Childish Gambino - Because the Internet Album Review
Donald Glover - AKA Childish Gambino AKA Donglover - has returned with his most ambitious project yet and what is so much more than just another album release. 'Because the Internet' is Gambino's attempt at distancing himself from the rest of the rap pack and at making a statement with his rhymes, as well as entertaining the idea of a rap multi-concept with his accompanying screenplay on www.becausetheinter.net. Following the feature-heavy 'Royalty', Glover continues his quest for rap dominance, but before he gets there he still needs wider rap acceptance and appreciation. He probably won't get it with 'Because the Internet', but he does deserve what he craves as 'Bino has made one of 2013's most uncompromising and interesting albums.
Standing beside regular collaborator Ludwig Goransson in the production booth, the beats are largely their creations and the bars are all 'Bino, bar the occasional guest spot. This is in no way as packed together as 'Royalty' was and it is much more adventurous than where 'Camp' went, but, whilst its flaws are evident, 'Because the Internet' is still Glover's most accomplished musical venture to date.
In 'Royalty', Gambino was often out done both as a rapper and producer by the famous friends he enlisted for that release. Glover is very much at the centre of the stage here and, whilst 'Because the Internet' doesn't nearly have as many guest spots as 'Royalty' did, when he is joined on a track he still remains at the centre of the stage throughout. On 'I. The Worst Guys' with Chance The Rapper, Gambino raps alongside the young Chicago wunderkind as his equal, never falling when faced with the considerable talents of rap's next big thing. Jhene Aiko tends to take whatever rap song she appears on to the next level of ethereal chill and her vocals are at their delicately sweet best on 'I. Pink Toes', however her talents never eclipse what Glover lays down. 'Because the Internet' marks an improvement in Gambino's rapping skill and production, as well as his creative process on the whole with the complimentary screenplay and, when he is pitted alongside another act on the album, his confidence as a musician is clear.
'II. Shadows' features production from Thundercat along with Gambino and Göransson. Their studio wizardry has conjured a delightful beat, one that could have only come via Brainfeeder, and is reminiscent of some of the more coherent parts of 'Cosmogramm'.

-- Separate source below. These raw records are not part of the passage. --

#define FCVSR_FFT2_DISPATCH(ts, CALL)                                                                        \
  do {                                                                                                       \
    switch ((ts).N) {                                                                                        \
      case 64: CALL(8, 8); break;     case 72: CALL(8, 9); break;     case 80: CALL(8, 10); break;           \
      case 96: CALL(8, 12); break;    case 128: CALL(8, 16); break;   case 144: CALL(12, 12); break;         \
      case 160: CALL(10, 16); break;  case 180: CALL(12, 15); break;  case 192: CALL(12, 16); break;         \
      case 240: CALL(15, 16); break;  case 256: CALL(16, 16); break;  case 320: CALL(16, 20); break;         \
    }                                                                                                        \
  } while (0)
#define FCVSR_FFT2_DISPATCH_COLS(ts, CALL)                                                                   \
  do {                                                                                                       \
    switch ((ts).N) {                                                                                        \
      case 64: CALL(8, 8); break;     case 72: CALL(8, 9); break;     case 80: CALL(8, 10); break;           \
      case 96: CALL(8, 12); break;    case 128: CALL(8, 16); break;   case 144: CALL(12, 12); break;         \
      case 160: CALL(10, 16); break;  case 180: CALL(12, 15); break;  case 192: CALL(12, 16); break;         \
      case 256: CALL(16, 16); break;                                                                         \
    }                                                                                                        \
  } while (0)
#define FCVSR_FFT2_DISPATCH_BANDS(ts, CALL)                                                                  \
  do {                                                                                                       \
    switch ((ts).N) {                                                                                        \
      case 64: CALL(8, 8); break;     case 72: CALL(8, 9); break;     case 80: CALL(8, 10); break;           \
      case 96: CALL(8, 12); break;    case 128: CALL(8, 16); break;   case 144: CALL(12, 12); break;         \
      case 160: CALL(10, 16); break;  case 180: CALL(12, 15); break;                                         \
    }                                                                                                        \
  } while (0)
static const TwoStage* two_stage_cols(int N) { return (N == 240 || N == 320) ? nullptr : two_stage(N); }
static const TwoStage* two_stage_bands(int N) { return (N == 192 || N == 240 || N == 256 || N == 320) ? nullptr : two_stage(N); }

static int launch_cols2(const TwoStage& ts, const float* in, float* out, long long ps, int im_off, int re_off, int n, int Wf,
                        int B, bool inverse, const float* mask, hipStream_t st, PathLog* log) {
  const float2* tw = twiddle_table(ts.N, st);
  if (!tw) return FCVSR_E_ARG;
  const int L = pick_lanes2(ts, n), logL = ilog2(L);
  const int rmax = ts.R1 > ts.R2 ? ts.R1 : ts.R2;
  const dim3 grid(cdiv(n, L), (B * Wf + 7) / 8 * 8), block((rmax * L + 63) / 64 * 64);
  const size_t lds = 8ull * ts.N * L + 8ull * ts.N;
#define FCVSR_COLS2(A_, B_)                                                                                                 \
  if (inverse && mask) hipLaunchKernelGGL((fft_cols2_kernel<A_, B_, true, true>), grid, block, lds, st, in, out, ps, im_off, \
                                          re_off, n, Wf, logL, mask, tw, B);                                                 \
  else if (inverse) hipLaunchKernelGGL((fft_cols2_kernel<A_, B_, true, false>), grid, block, lds, st, in, out, ps, im_off,   \
                                       re_off, n, Wf, logL, mask, tw, B);                                                    \
  else hipLaunchKernelGGL((fft_cols2_kernel<A_, B_, false, false>), grid, block, lds, st, in, out, ps, im_off, re_off, n,   \
                          Wf, logL, mask, tw, B)
  FCVSR_FFT2_DISPATCH_COLS(ts, FCVSR_COLS2);
#undef FCVSR_COLS2
  if (log) log->two_stage("fft_cols2", ts, L);
  return 0;
}

static int launch_cols2_bands(const TwoStage& ts, const float* in, float* out, long long out_band_stride, long long ps, int im_off,
                             int re_off, int n, int Wf, int B, const float* masks, int nm, hipStream_t st, PathLog* log) {
  const float2* tw = twiddle_table(ts.N, st);
  if (!tw) return FCVSR_E_ARG;
  const int L = pick_lanes2(ts, n), logL = ilog2(L);
  const int rmax = ts.R1 > ts.R2 ? ts.R1 : ts.R2;
  const dim3 grid(cdiv(n, L), (B * Wf + 7) / 8 * 8), block((rmax * L + 63) / 64 * 64);
  const size_t lds = 8ull * ts.N * L + 8ull * ts.N;
#define FCVSR_COLS2B(A_, B_) \
  hipLaunchKernelGGL((fft_cols2_bands_kernel<A_, B_>), grid, block, lds, st, in, out, out_band_stride, ps, im_off, re_off, n, Wf, logL, masks, nm, tw, B)
  FCVSR_FFT2_DISPATCH_BANDS(ts, FCVSR_COLS2B);
#undef FCVSR_COLS2B
  if (log) log->two_stage("fft_cols2_bands", ts, L);
  return 0;
}

static int launch_rfft_rows2(const TwoStage& ts, const fcvsr_view* src, int n, int B, int H, float* spec, long long ps, int im_off,
                             int re_off, hipStream_t st, PathLog* log) {
  const float2* tw = twiddle_table(ts.N, st);
  if (!tw) return FCVSR_E_ARG;
  const int L = pick_lanes2(ts, n / 2), logL = ilog2(L);
  const int rmax = ts.R1 > ts.R2 ? ts.R1 : ts.R2;
  const dim3 grid(cdiv(n, 2 * L), (B * H + 7) / 8 * 8), block((rmax * L + 63) / 64 * 64);
  const size_t lds = 8ull * ts.N * L + 8ull * ts.N;
#define FCVSR_ROWS2(A_, B_)                                                                                                      \
  if (src->dtype == FCVSR_F32)                                                                                                   \
    hipLaunchKernelGGL((rfft_rows2_kernel<A_, B_, FCVSR_F32>), grid, block, lds, st, to_view(*src), n, H, logL, spec, ps, im_off, \
                       re_off, tw, B);                                                                                           \
  else if (src->dtype == FCVSR_BF16)                                                                                             \
    hipLaunchKernelGGL((rfft_rows2_kernel<A_, B_, FCVSR_BF16>), grid, block, lds, st, to_view(*src), n, H, logL, spec, ps,       \
                       im_off, re_off, tw, B);                                                                                   \
  else                                                                                                                           \
    hipLaunchKernelGGL((rfft_rows2_kernel<A_, B_, FCVSR_F16>), grid, block, lds, st, to_view(*src), n, H, logL, spec, ps, im_off, \
                       re_off, tw, B)
  FCVSR_FFT2_DISPATCH(ts, FCVSR_ROWS2);
#undef FCVSR_ROWS2
  if (log) log->two_stage("rfft_rows2", ts, L);
  return 0;
}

Lyrically, he's as playful as ever, but 'Because the Internet' is also a deeply personal album and one in which Gambino isn't afraid to reveal that he is just as afraid and confused with life as everyone else. Whilst most rappers will try and convince you that money is everything and once you have it life is rosy, here Glover wants to make it clear that happiness is likely to be just an illusion and no matter what you accomplish or whatever you earn, you are always likely to be just as confused, scared and disenfranchised with life as you were when you had nothing. It's a sombre thought, one that has regularly appeared in various musical settings, but to say it at a time when Jay-Z's money-over-everything 'Magna Carta. Holy Grail' is up for nine Grammy Awards, Glover is very clearly going against the grain. Unlike most rappers, Glover wants to actually say something; that life isn't all it's cracked up to be. He tends to hide behind his humour, offering throwaway lines like, "In the garage/ I had a ménage/ I murdered the vag", but away from this comedian identity, it's lines like, "Can't sleep/ 3 A.M., stare at the ceiling/ murder the feeling" where Glover addresses the loneliness that allows his vocal dexterity to shine.
'Because the Internet' is a difficult album to understand. It is one that features a prevalent theme of dissatisfaction, yet one where Glover is happy to let his ego run wild. It is rife with contradictions and the usual clichés found in modern rap, yet it is a release that is nonetheless trying to establish itself away from the pack. The album is not an analogy or critique of the internet, but a reflection on life and loneliness today; life that is gradually being brought down 'because of the internet.' It is very much of its time, rather than being wildly ahead as Gambino would have hoped, much like Kanye's 'Yeezus'; an album that has already begun to sound dated after a few months. Thanks to Glover's preference for subtlety over in-your-face bass drops, 'Because the Internet' is destined to last longer than 'Yeezus' will, but this isn't going to be enough to elevate Glover to the ranking he desires, and, arguably, the rankings he now deserves.